Das Geräusch des Klingelns durchdringt mich als ich tatsächlich den grünen Hörer betätige. Jede Sekunde des Wartens ist blanke Unsicherheit. Ich bekomme Gänsehaut, die mit jeder deutlichen Klingelspitze immer weiter aufzuflammen scheint.

„Lee?", geht er ran. Ich kann nicht ausmachen, ob seine Stimme überrascht oder sorgenvoll klingt. Ich weiß nur, dass sie mir ein sanftes Kribbeln der Erleichterung schenkt. Ich starre auf die angelehnte Tür und höre ein Rascheln.

„Lee, alles okay?", wiederholt Rick flüsternd, weil ich noch immer nicht reagiere.

„Ich glaube in meine Wohnung wurde eingebrochen", sage ich nun. Ich beuge mich vor und schmule durch den Spalt. Richard scheint für einen Moment die Luft anzuhalten. In seinem Kopf spielen sich genauso, wie in meinem die unzähligen Eventualitäten ab.

„Bist du in der Wohnung?", fragt Rick ruhig und ich bin fast erstaunt, dass er nicht zu erst nach dem Verschließen der Tür fragt. Ich bin mir sicher, dass ich sie verschlossen habe. Zweimal. Ich achte darauf. Immer. Rick war doch sogar dabei gewesen. Mit einem Mal bin ich mir nicht mehr sicher. War es wirklich ein Zufall, dass genau zu diesem Zeitpunkt jemand bei mir einbricht? Sicher fragt sich Rick dasselbe. Ich höre, wie er leise, aber zischend Luft einzieht. Meine Hand legt sich in diesem Moment an das Holz der Tür. Ich drücke sie weiter auf und ich kann nun ein Stück in den Flur sehen. Im Übergang zum Wohnzimmer liegen Papiere am Boden.

„Bist du in der Wohnung?", wiederholt Rick leise, aber erregt. Ich höre deutlich, wie seine Atemfrequenz zugenommen hat. Immer wieder dringt ein Rauschen durch den Hörer.

„Nein, ich stehe davor." Ich drücke die Tür weiter auf und sehe noch mehr Papiere, die einen Pfad vom Wohnzimmer zum Schlafzimmer bilden. Die gesamte Flur entlang.

„Hast du die Polizei gerufen?", fragt Rick mich und ich schüttele ungesehen den Kopf. Auf diese Idee bin ich gar nicht gekommen. Ich habe eine innere Sperre, die jeglichen Gedanken an die Polizei verdrängt. Sie war nie mein Freund und Helfer. Ich mache einen ersten Schritt in die Wohnung. Nichts ist zu hören. Mein Blick wandert zur Küche rechts neben mir.

„Lee?" Energisch, aber leise schleudert er mir meinen Namen durch das Telefon als ich nicht reagiere. Mein Herz macht einen Satz und rammt sich dann ein wenig heftiger gegen meinen Brustkorb.

„Nein", antworte ich leise.

„Dann mach das, bitte. Geh nach draußen und warte bis die Beamten da sind. Geh nicht in die Wohnung! Hast du verstanden?" Das habe ich, aber dennoch mache ich einen weiteren Schritt hinein. Natürlich verlangt er, dass ich die Polizei dazu hole. Ich würde nicht anders reagieren, wenn er mich mit so einer Nachricht anruft. Ich will jedoch nur seine Stimme hören und ihn in dieser Situation an meiner Seite wissen, wenn auch nur in Form des Telefons. Zur Beruhigung und um mir selbst die Aufregung zu nehmen.

„Ruf die Polizei, sofort!", kommt es erneut mahnend von dem anderen Ende des Telefonhörers.
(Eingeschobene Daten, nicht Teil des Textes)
int vqx_nct_to_ntc(const float* x_nct, int32_t B, int32_t C, int32_t T, void* y, int32_t ldy,
                   int32_t dtype, vqx_stream_t stream);
int vqx_ntc_to_nct(const void* y, int32_t ldy, int32_t dtype, int32_t B, int32_t C, int32_t T,
                   float* x_nct, vqx_stream_t stream);

int vqx_logloss_fwd_bwd(const float* x_nct, const float* xhat, int32_t ldxh, int32_t B, int32_t C,
                        int32_t T, float grad_scale, void* dxhat, int32_t lddx, int32_t dtype,
                        float* loss_out, float* partials, vqx_stream_t stream);
int vqx_logloss_fwd_bwd_x(const float* x, const float* xhat, int32_t ldxh, int32_t B, int32_t C, int32_t T,
                          float grad_scale, void* dxhat, int32_t lddx, int32_t dtype, float* loss_out,
                          float* partials, const float* extra_partials, int32_t n_extra, float* extra_out,
                          vqx_stream_t stream);
int vqx_logloss_parts(const float* x, const float* xhat, int32_t ldxh, int32_t B, int32_t C, int32_t T,
                      float grad_scale, void* dxhat, int32_t lddx, int32_t dtype, float* partials, int32_t* n_parts,
                      vqx_stream_t stream);

int vqx_vq_forward(const float* z, int64_t n_rows, int32_t D, const float* E, int32_t K,
                   int64_t* idx, float* zq, void* zq_c, int32_t zq_c_dtype, float* sqerr_out,
                   float* partials, float* bsum, float* bcnt, vqx_stream_t stream);
int vqx_vq_workspace(int64_t n_rows, int32_t K, int32_t D, int32_t with_stats, int64_t* floats);
int vqx_vq_stats(const float* z, int64_t n_rows, int32_t D, const int64_t* idx, int32_t K, float* partials,
                 float* bsum, float* bcnt, vqx_stream_t stream);

int vqx_vq_ema_update(float* emb_sum, float* emb_elem, float* E, const float* bsum,
                      const float* bcnt, const float* rand_rows, int32_t K, int32_t D, float mu,
                      float threshold, float* diag, float* partials, vqx_stream_t stream);
int vqx_vq_ema_update_clear(float* emb_sum, float* emb_elem, float* E, float* bsum, float* bcnt,
                            const float* rand_rows, int32_t K, int32_t D, float mu, float threshold, float* diag,
                            float* partials, vqx_stream_t stream);
typedef struct {
  const float* parts[2];
  int32_t n[2];
  float scale[2];
  float* out[2];
  const float* pub_src;
  int32_t pub_n;
  float* pub_copy;
  void* pub_box;
  int32_t pub_slot, pub_slots, pub_floats;
  uint32_t pub_seq;
  const float* rows_src;
  int32_t rows_ld, n_rows;
  const int32_t* rows_host;
} vqx_step_close;
int vqx_vq_ema_update_close(float* emb_sum, float* emb_elem, float* E, float* bsum, float* bcnt,
                            const float* rand_rows, int32_t K, int32_t D, float mu, float threshold, float* diag,
                            float* partials, const vqx_step_close* close, vqx_stream_t stream);

int vqx_gather_rows(const float* src, int32_t ld_src, const int64_t* rows, int32_t n_out,
                    int32_t D, float* out, vqx_stream_t stream);

int vqx_gather_rows_host(const float* src, int32_t ld_src, const int32_t* rows, int32_t n_out,
                         int32_t D, float* out, vqx_stream_t stream);

int vqx_vq_commit_bwd(const float* z, const float* zq, int64_t count, float scale, void* dz,
                      int32_t dtype, vqx_stream_t stream);
#define VQX_COMMIT_PARTS 256
int vqx_vq_commit_bwd_cs(const float* z, const float* zq, int64_t n_rows, int32_t D, float scale, void* dz,
                         int32_t dtype, float* partials , vqx_stream_t stream);

int vqx_time_gather(const void* x, void* y, int32_t B, int32_t T, int32_t C, const int32_t* src_t,
                    int32_t dtype, vqx_stream_t stream);

int vqx_crop_batch(const float* corpus, int64_t n_rows, int32_t mel, const int64_t* spk_table, int32_t n_utts,
                   const int64_t* row0, const int32_t* len, const int32_t* utt, int32_t B, int32_t T, float* x,
                   int64_t* y, vqx_stream_t stream);

int vqx_embedding_fwd(const float* weight, const int64_t* ids, int32_t B, int32_t D, float* out,
                      vqx_stream_t stream);
int vqx_embedding_bwd(const float* dout, const int64_t* ids, int32_t B, int32_t D, float* dweight,
                      vqx_stream_t stream);
int vqx_embedding_bwd_rows(const float* dout, const int64_t* ids, int32_t B, int32_t D, int32_t n_rows,
                           float* dweight, int32_t accumulate, vqx_stream_t stream);

typedef struct vqx_linear_layer {
  const float* W;
  const float* bias;
  float* out;
  const float* dout;
// ... 10 lines not shown
                      const vqx_linear_layer* cond_table_dev, int32_t n_cond, const float* emb,
                      const int64_t* ids, int32_t B, int32_t I, int32_t O, const float* x_nct, int32_t xB,
                      int32_t C, int32_t T, void* y, int32_t ldy, int32_t y_dtype, vqx_stream_t stream);
int vqx_linear_batched_bwd_ids(const vqx_linear_layer* table_dev, int32_t n, const float* emb,
                               const int64_t* ids, int32_t B, int32_t I, int32_t O, float* dc, float* partials,
                               vqx_stream_t stream);

int vqx_linear_f32(const float* c, const float* W, const float* bias, int32_t B, int32_t I,
                   int32_t O, float* out, vqx_stream_t stream);
int vqx_linear_bwd_f32(const float* dout, const float* c, const float* W, int32_t B, int32_t I,
                       int32_t O, float* dW, float* dc, vqx_stream_t stream);

int vqx_grad_sq_norm(const float* g, int64_t n, float* partials, float* out, vqx_stream_t stream);
int vqx_adam_hyper(int64_t* step, double lr0, double gamma, int32_t step_size, double beta1,
                   double beta2, double eps, float* hyper, vqx_stream_t stream);
int vqx_adam_step(float* p, const float* g, float* m, float* v, int64_t n, const float* hyper,
                  const float* sumsq, float max_norm, vqx_stream_t stream);
int vqx_adam_step_wn(float* p, const float* g, float* m, float* v, int64_t n, const float* hyper,
                     const float* sumsq, float max_norm, const vqx_wn_layer* rows_host,
                     const vqx_wn_layer* rows_dev, int32_t n_layers, const int64_t* segs_host,
                     const int64_t* segs_dev, int32_t n_segs, vqx_stream_t stream);

int vqx_radam_hyper(int64_t* step, double lr0, double gamma, int32_t step_size, double beta1,
                    double beta2, double eps, float* hyper, vqx_stream_t stream);
int vqx_radam_step(float* p, const float* g, float* m, float* v, int64_t n, const float* hyper,
                   const float* sumsq, float max_norm, vqx_stream_t stream);

#define VQX_MULTI_MAX_TENSORS 128
#define VQX_MULTI_CHUNK 4096
int vqx_multi_chunks(const int64_t* numel, int32_t n, int64_t* out);
int vqx_multi_sq_norm(const float* const* grads, const int64_t* numel, int32_t n, float* partials,
                      int64_t n_partials, vqx_stream_t stream);
int vqx_multi_adam_step(float* p, float* m, float* v, int64_t n_flat, const int64_t* offset,
                        const int64_t* numel, const float* const* grads, int32_t n, const float* hyper,
                        const float* sumsq, float max_norm, int32_t kind, vqx_stream_t stream);

int vqx_vq_normalize(const float* z, int64_t n_rows, int32_t D, float* E, int32_t K, float* z_norm,
                     float* z_len, float* emb_norm, float* e_len, float* partials, float* normloss_out,
                     vqx_stream_t stream);
int vqx_vq_perplexity(const float* counts, int32_t K, int64_t n_rows, float* out, vqx_stream_t stream);
int vqx_vq_plain_bwd(const float* z, const float* z_norm, const float* z_len, const float* zq,
                     const void* dzq, const int32_t* src_t, int32_t T, int64_t n_rows, int32_t D,
                     int32_t normalize, float beta, float scale, void* dz, int32_t dtype, const float* bsum,
                     const float* bcnt, const float* emb, const float* e_len, int32_t K, float* dE,
                     vqx_stream_t stream);

int vqx_vq_plain_bwd_g(const float* z, const float* z_norm, const float* z_len, const float* zq, const void* dzq,
                       int32_t T, int64_t n_rows, int32_t D, int32_t normalize, float s_qut, float s_enc,
                       const float* g_qut, const float* g_enc, void* dz, int32_t dtype, const float* bsum,
                       const float* bcnt, const float* emb, const float* e_len, int32_t K, float* dE,
                       vqx_stream_t stream);

int vqx_scale_act_2d(const void* src, int32_t ld_src, int32_t src_dtype, void* dst, int32_t ld_dst,
                     int32_t dst_dtype, int64_t rows, int32_t cols, float scale, int32_t act,
                     vqx_stream_t stream);

int vqx_convert_2d(const void* src, int32_t ld_src, int32_t src_dtype, void* dst, int32_t ld_dst,
                   int32_t dst_dtype, int64_t rows, int32_t cols, vqx_stream_t stream);
int vqx_convert_2d_zero2(const void* src, int32_t ld_src, int32_t src_dtype, void* dst, int32_t ld_dst,
                         int32_t dst_dtype, int64_t rows, int32_t cols, void* zero_dst, int32_t ld_zero,
                         int64_t zero_rows, int32_t zero_cols, vqx_stream_t stream);

int vqx_wgrad_tiles(int64_t n_rows, int32_t T, int32_t r_dim, int32_t c_dim, int32_t ntaps, int32_t pad,
                    int32_t dil, int32_t dtype, int32_t q_prologue, int32_t kernel_policy ,
                    int32_t* tiles);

Rick duldet keine weitere Verzögerung, aber in meinem Kopf spülen sich gerade die Auswirkungen ab, die ein Polizeieinsatz in meiner Wohnung mit sich bringen würde.
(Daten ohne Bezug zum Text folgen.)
# antonbaumann/MIMO-Unet

Hardware: AMD Instinct MI355X
Metric: train images/sec at 256x256, S=2, fbc=30 (higher is better)
Workload: dtype f32 (split into 16-bit hi/lo pairs on the MFMA; weight gradient: activation as one fp16 value); 1 GPU; cfg3: SEN12TP-shape synthetic 2->1 ch, 256x256, S=2, fbc=30, laplace_nll, batch 32 global; global_batch=32, per_gpu_batch=32, scaling=strong, labels=U[0,1) (SURVEY 8d); same batch every step, parallelism=dp1, world_size=1, weak_per_gpu_batch=32, strong_global_batch=32, optimizer=adam(lr=1e-3) fused, inputs=resident in HBM

## Files before the change

mimo_unet_amd/csrc/common.h:

```cpp
#pragma once
#include <hip/hip_runtime.h>
#include <stdint.h>

#include "../../include/mimo_hip.h"
#include "tile_sched.h"

namespace mimo {

void set_error(const char* fmt, ...);

#define MIMO_HIP_CHECK(expr)                                                                          \
  do {                                                                                                \
    hipError_t e_ = (expr);                                                                           \
    if (e_ != hipSuccess) {                                                                           \
      ::mimo::set_error("%s failed: %s (%s:%d)", #expr, hipGetErrorString(e_), __FILE__, __LINE__);   \
      return MIMO_ERR_HIP;                                                                            \
    }                                                                                                 \
  } while (0)
#define MIMO_KERNEL_CHECK() MIMO_HIP_CHECK(hipGetLastError())
#define MIMO_TRY(expr)            \
  do {                            \
    int rc_ = (expr);             \
    if (rc_ != MIMO_OK) return rc_; \
  } while (0)

static inline int ceil_div(int a, int b) { return (a + b - 1) / b; }
static inline int round_up(int a, int b) { return ceil_div(a, b) * b; }
static inline int64_t ceil_div64(int64_t a, int64_t b) { return (a + b - 1) / b; }

static inline int pad_channels(int c) { return round_up(c, 8); }

constexpr int kWave = 64;

enum StoreType { ST_F32 = 0, ST_BF16 = 1, ST_F16 = 2 };
static inline int store_bytes(int dt) { return dt == ST_F32 ? 4 : 2; }

__device__ __forceinline__ int xcd_virtual_index(int linear, int total) {
  return sched::xcd_virtual_index(linear, total);
}

__host__ __device__ __forceinline__ float w16_scale(unsigned wmax_bits, bool inverse) { return sched::w16_scale(wmax_bits, inverse); }

constexpr int kFinSlack = 32;
struct ConvLaunch {
  const float* x;
  float* y;
  const float* w;
  const void* wpk = nullptr;
  const float* bias;
  float* stats;
  int N, Hi, Wi, ldx, cin_p;
  int Ho, Wo, ldy, cout_pad, cout_store;
  int off;
  const float* ep_scale = nullptr;
  const float* ep_shift = nullptr;
  const float* ep_mask = nullptr;
  int ep_mask_ld = 0;
  int* status = nullptr;
  int pair = 0;
  int wide = 0;
  const float* in_scale = nullptr;
  const float* in_shift = nullptr;
  const unsigned* wmax = nullptr;
  int ksplit = 1;
};
int conv3x3_ksplit(int mode, int N, int cin_p, int cout_pad, int Ho, int Wo);
int conv3x3_bf16x3_launch_k(const ConvLaunch& a, int mode, int* rows, hipStream_t stream, float* kpart, size_t kpart_floats);
size_t conv3x3_ksplit_scratch(int mode, int N, int cin_p, int cout_pad, int Ho, int Wo, int ldy);
int conv3x3_split_fuses_input(int mode, int wide, int Ho, int Wo);
int conv3x3_launch(const ConvLaunch& a, int* rows, hipStream_t stream);
int conv3x3_thin_ok(int cin, int cout_p);
int conv3x3_thin_launch(const ConvLaunch& a, int cin, int* rows, hipStream_t stream);
size_t wgrad_thin_scratch(int cin, int cout_p);
int wgrad_thin_ok(int cin, int cout_p, int N, int H, int W);
int wgrad_thin_launch(const float* x, int ldx, const float* dz, int lddz, int N, int H, int W, int cin, int cout, int cout_p,
                      float* partial, float* dw, hipStream_t stream);
int conv3x3_bf16x3_launch(const ConvLaunch& a, int mode, int* rows, hipStream_t stream);
int pack_weights_bf16x3_launch(const float* w, void* dst, int f16, int cout, int cin, int rows_pad, int cols,
                               const int* row_map, const int* col_map, int transposed, hipStream_t stream, int pair = 0);
int conv3x3_pair_tail(int mode, int cin_p, int Ho, int Wo);
int conv3x3_wide_rows(int mode, int N, int cin_p, int rows, int Ho, int Wo);
size_t conv3x3_wide_weight_elems(int cin_p, int rows_pad);
int conv3x3_wide_stat_rows();
int conv3x3_wide_launch(const ConvLaunch& a, int mode, int* rows, hipStream_t stream);
int pack_weights_wide_launch(const float* w, void* dst, int f16, int cout, int cin, int rows_pad, int cols,
                             const int* row_map, const int* col_map, int nrows_map, int transposed, hipStream_t stream,
                             int single = 0);
int conv3x3_pick_nfrag(int cout);
int conv3x3_cout_pad(int cout);
int conv3x3_stat_rows(int N, int Ho, int Wo);
int conv3x3_ws_stat_rows(int N, int Ho, int Wo);

static __device__ __attribute__((aligned(256))) float kZeroPage[64];

struct WgradLaunch {
  const float* x;
  const float* dz;
  float* partial;
  int N, H, W, ldx, lddz;
  int cin_p, cout_p;
  int cin_pad, cout_pad;
  int splits;
  int np = 3;
  const float* dz_absmax = nullptr;
  int dz_absmax_n = 0;
  int store = 0;
  const float* in_scale = nullptr;
  const float* in_shift = nullptr;
};
constexpr int kDzMaxSlots = 2048 * 2;
__host__ __device__ __forceinline__ float wg_dz_scale(unsigned absmax_bits, bool inverse) { return sched::wg_dz_scale(absmax_bits, inverse); }
#if defined(__HIPCC__)
__device__ __forceinline__ float wg_dz_absmax(const float* __restrict__ slots, int n) {
  float m = 0.f;
  for (int i = (int)(threadIdx.x & 63); i < n; i += 64) m = fmaxf(m, slots[i]);
#pragma unroll
  for (int d = 1; d < 64; d <<= 1) m = fmaxf(m, __shfl_xor(m, d));
  return m;
}
#endif
int wgrad_launch(const WgradLaunch& a, hipStream_t stream);
int wgrad_split_has_np2(int cin_p, int cout_p);
int wgrad_split_fuses_input(int cin_p, int cout_p, int store, int np);
void wgrad_split_tiles(int cin_p, int cout_p, int* CI, int* CO);
int wgrad_split_pick_splits(int N, int H, int W, int cin_pad, int cout_pad, int CI, int CO, int store = 0, int cus = 256);
int wgrad_split_launch(const WgradLaunch& a, hipStream_t stream);
int wgrad_pick_splits(int N, int H, int W, int cin_pad, int cout_pad);
size_t wgrad_reduce_scratch(int splits, int cin_pad, int cout_pad);
int wgrad_reduce_launch(const float* partial, int splits, int cin_pad, int cout_pad, const int* cin_map,
                        int cin_p, int cin, int cout, float* dw, hipStream_t stream, const float* dz_absmax = nullptr,
                        int dz_absmax_n = 0, hipEvent_t done = nullptr);

struct PackJob {
  int64_t w_off, bias_off;
  void* dst;
  float* bias_dst;
  const int *row_map, *col_map;
  int kind, cout, cin, rows_pad, cols, transposed, total, bias_n;
  int pair;
  int map_rows;
  unsigned* wmax;
};
int pack_jobs_launch(const PackJob* jobs_dev, int njobs, int max_total, const float* params, hipStream_t stream);
int wabsmax_jobs_launch(const PackJob* jobs_dev, int njobs, int max_total, const float* params, hipStream_t stream,
                        int* status = nullptr);

int pack_weights_launch(const float* w, float* dst, int cout, int cin, int rows_pad, int cols,
                        const int* row_map, const int* col_map, int transposed, hipStream_t stream);

}
```

mimo_unet_amd/csrc/conv_bf16x3.hip:

```cpp
#include <cstdlib>
#include <type_traits>

#include "common.h"

namespace mimo {

template <bool F16>
struct Elem;
template <>
struct Elem<false> {
  typedef __bf16 T;
  typedef __attribute__((ext_vector_type(8))) __bf16 V8;
  typedef __attribute__((ext_vector_type(4))) __bf16 V4;
};
template <>
struct Elem<true> {
  typedef _Float16 T;
  typedef __attribute__((ext_vector_type(8))) _Float16 V8;
  typedef __attribute__((ext_vector_type(4))) _Float16 V4;
};
typedef float f32x4_ __attribute__((ext_vector_type(4)));
__device__ __forceinline__ f32x4_ mfma16(Elem<false>::V8 a, Elem<false>::V8 b, f32x4_ c) {
  return __builtin_amdgcn_mfma_f32_16x16x32_bf16(a, b, c, 0, 0, 0);
}
// ... 206 lines not shown
            }
            acc[m][nf] = mfma16(ah, bh[nf], acc[m][nf]);
          }
        }
      }
      if (!last) {
        MIMO_STORE_W((r + 1) % 3, buf ^ 1)
      }
      if (r == 2 && c + 1 < nchunks) {
        __syncthreads();
        MIMO_STORE_X()
      }
      __syncthreads();
      buf ^= 1;
    }
  }

  float bv[NF], s1[NF], s2[NF], esc[NF], esh[NF], emk[NF];
#pragma unroll
  for (int nf = 0; nf < NF; ++nf) {
    bv[nf] = a.bias ? a.bias[co0 + nf * 16 + lr] : 0.f;
    s1[nf] = 0.f;
    s2[nf] = 0.f;
    esc[nf] = a.ep_scale ? a.ep_scale[co0 + nf * 16 + lr] : 1.f;
    esh[nf] = a.ep_scale ? a.ep_shift[co0 + nf * 16 + lr] : 0.f;
    emk[nf] = (a.ep_mask && co0 + nf * 16 + lr < a.ep_mask_ld) ? a.ep_mask[(size_t)n * a.ep_mask_ld + co0 + nf * 16 + lr] : 1.f;
  }
  typedef typename std::conditional<OUT16, ET, float>::type OT;
  OT* yimg = reinterpret_cast<OT*>(a.y) + (size_t)n * a.Ho * a.Wo * a.ldy;
  const float winv = !F16 ? 1.f : a.wmax ? w16_scale(*a.wmax, true) : 1.f / kF16WeightScale;
#pragma unroll
  for (int m = 0; m < MF; ++m) {
#pragma unroll
    for (int r4 = 0; r4 < 4; ++r4) {
      const int idx = (wave * MF + m) * 16 + g * 4 + r4;
      const int orow = idx / TC, ocol = idx - orow * TC;
      const int oy = y0 + orow, ox = x0 + ocol;
      if (idx < npix_out && oy < a.Ho && ox < a.Wo) {
        OT* yp = yimg + ((size_t)oy * a.Wo + ox) * a.ldy + co0 + lr;
#pragma unroll
        for (int nf = 0; nf < NF; ++nf) {
          float v = acc[m][nf][r4] * winv + bv[nf];
          if (a.ep_scale) {
            if (a.status && !isfinite(v)) atomicOr(a.status, 1);
            v = fmaxf(fmaf(v, esc[nf], esh[nf]), 0.f) * emk[nf];
          }
          if (co0 + nf * 16 + lr < a.cout_store) yp[nf * 16] = (OT)v;
          s1[nf] += v;
          s2[nf] += v * v;
        }
      }
    }
  }
  if (a.stats) {
#pragma unroll
    for (int nf = 0; nf < NF; ++nf) {
      s1[nf] += __shfl_xor(s1[nf], 16);
      s1[nf] += __shfl_xor(s1[nf], 32);
      s2[nf] += __shfl_xor(s2[nf], 16);
      s2[nf] += __shfl_xor(s2[nf], 32);
    }
    float* red = reinterpret_cast<float*>(ws);
    if (g == 0) {
#pragma unroll
      for (int nf = 0; nf < NF; ++nf) {
        red[(wave * 2 + 0) * NB + nf * 16 + lr] = s1[nf];
        red[(wave * 2 + 1) * NB + nf * 16 + lr] = s2[nf];
      }
    }
    __syncthreads();
    if (tid < 2 * NB) {
      const int which = tid / NB, c = tid - which * NB;
      float v = 0.f;
#pragma unroll
      for (int w = 0; w < 8; ++w) v += red[(w * 2 + which) * NB + c];
      a.stats[((size_t)blockIdx.x * 2 + which) * a.cout_pad + co0 + c] = v;
    }
  }
}

#undef MIMO_LOAD_X
#undef MIMO_STORE_X
#undef MIMO_LOAD_W
#undef MIMO_STORE_W

template <int MF>
struct WsTile {
  static constexpr int NPIX = 64 * MF;
  static constexpr int MAXPIX = MF == 4 ? 360 : 180;
};
constexpr int kWsMaxMF = 4;
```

„Nein, Rick, das werde ich nicht. Sie werden deine Fingerabdrücke finden und Fragen stellen. Und wenn es der gleiche Kerl ist, der mit diese Hinweise zu steckt, dann hat er vielleicht etwas zurückgelassen, was uns miteinander in Verbindung bringt." Rick setzt zu einem Gegenkommentar an, doch dann stockt er. Meine Argumente sind stichhaltig. Er hat selbst nicht daran gedacht, dass höre ich dadurch, dass er scharf die Luft einzieht und nichts erwidert. Ich stelle mir Richards Gesichtsausdruck vor. Die senkrechten Falten auf seiner Stirn, die sich bilden, wenn er mit etwas nicht einverstanden ist. Seine Augenbrauen, die sich leicht zusammen ziehen und ihm diesem strengen Blick verleihen. Leider hat er diesen von seiner Mutter. Noch nie war ich der Grund gewesen, weswegen er so schauen musste. Ich gehe zuerst in die Küche. Sie scheint vollkommen unberührt. Das Glas mit der Schokocreme steht noch immer auf der Arbeitsplatte. Darauf abgelegt das benutzte Messer. Rick muss es abgeleckt haben, denn es wirkt relativ sauber.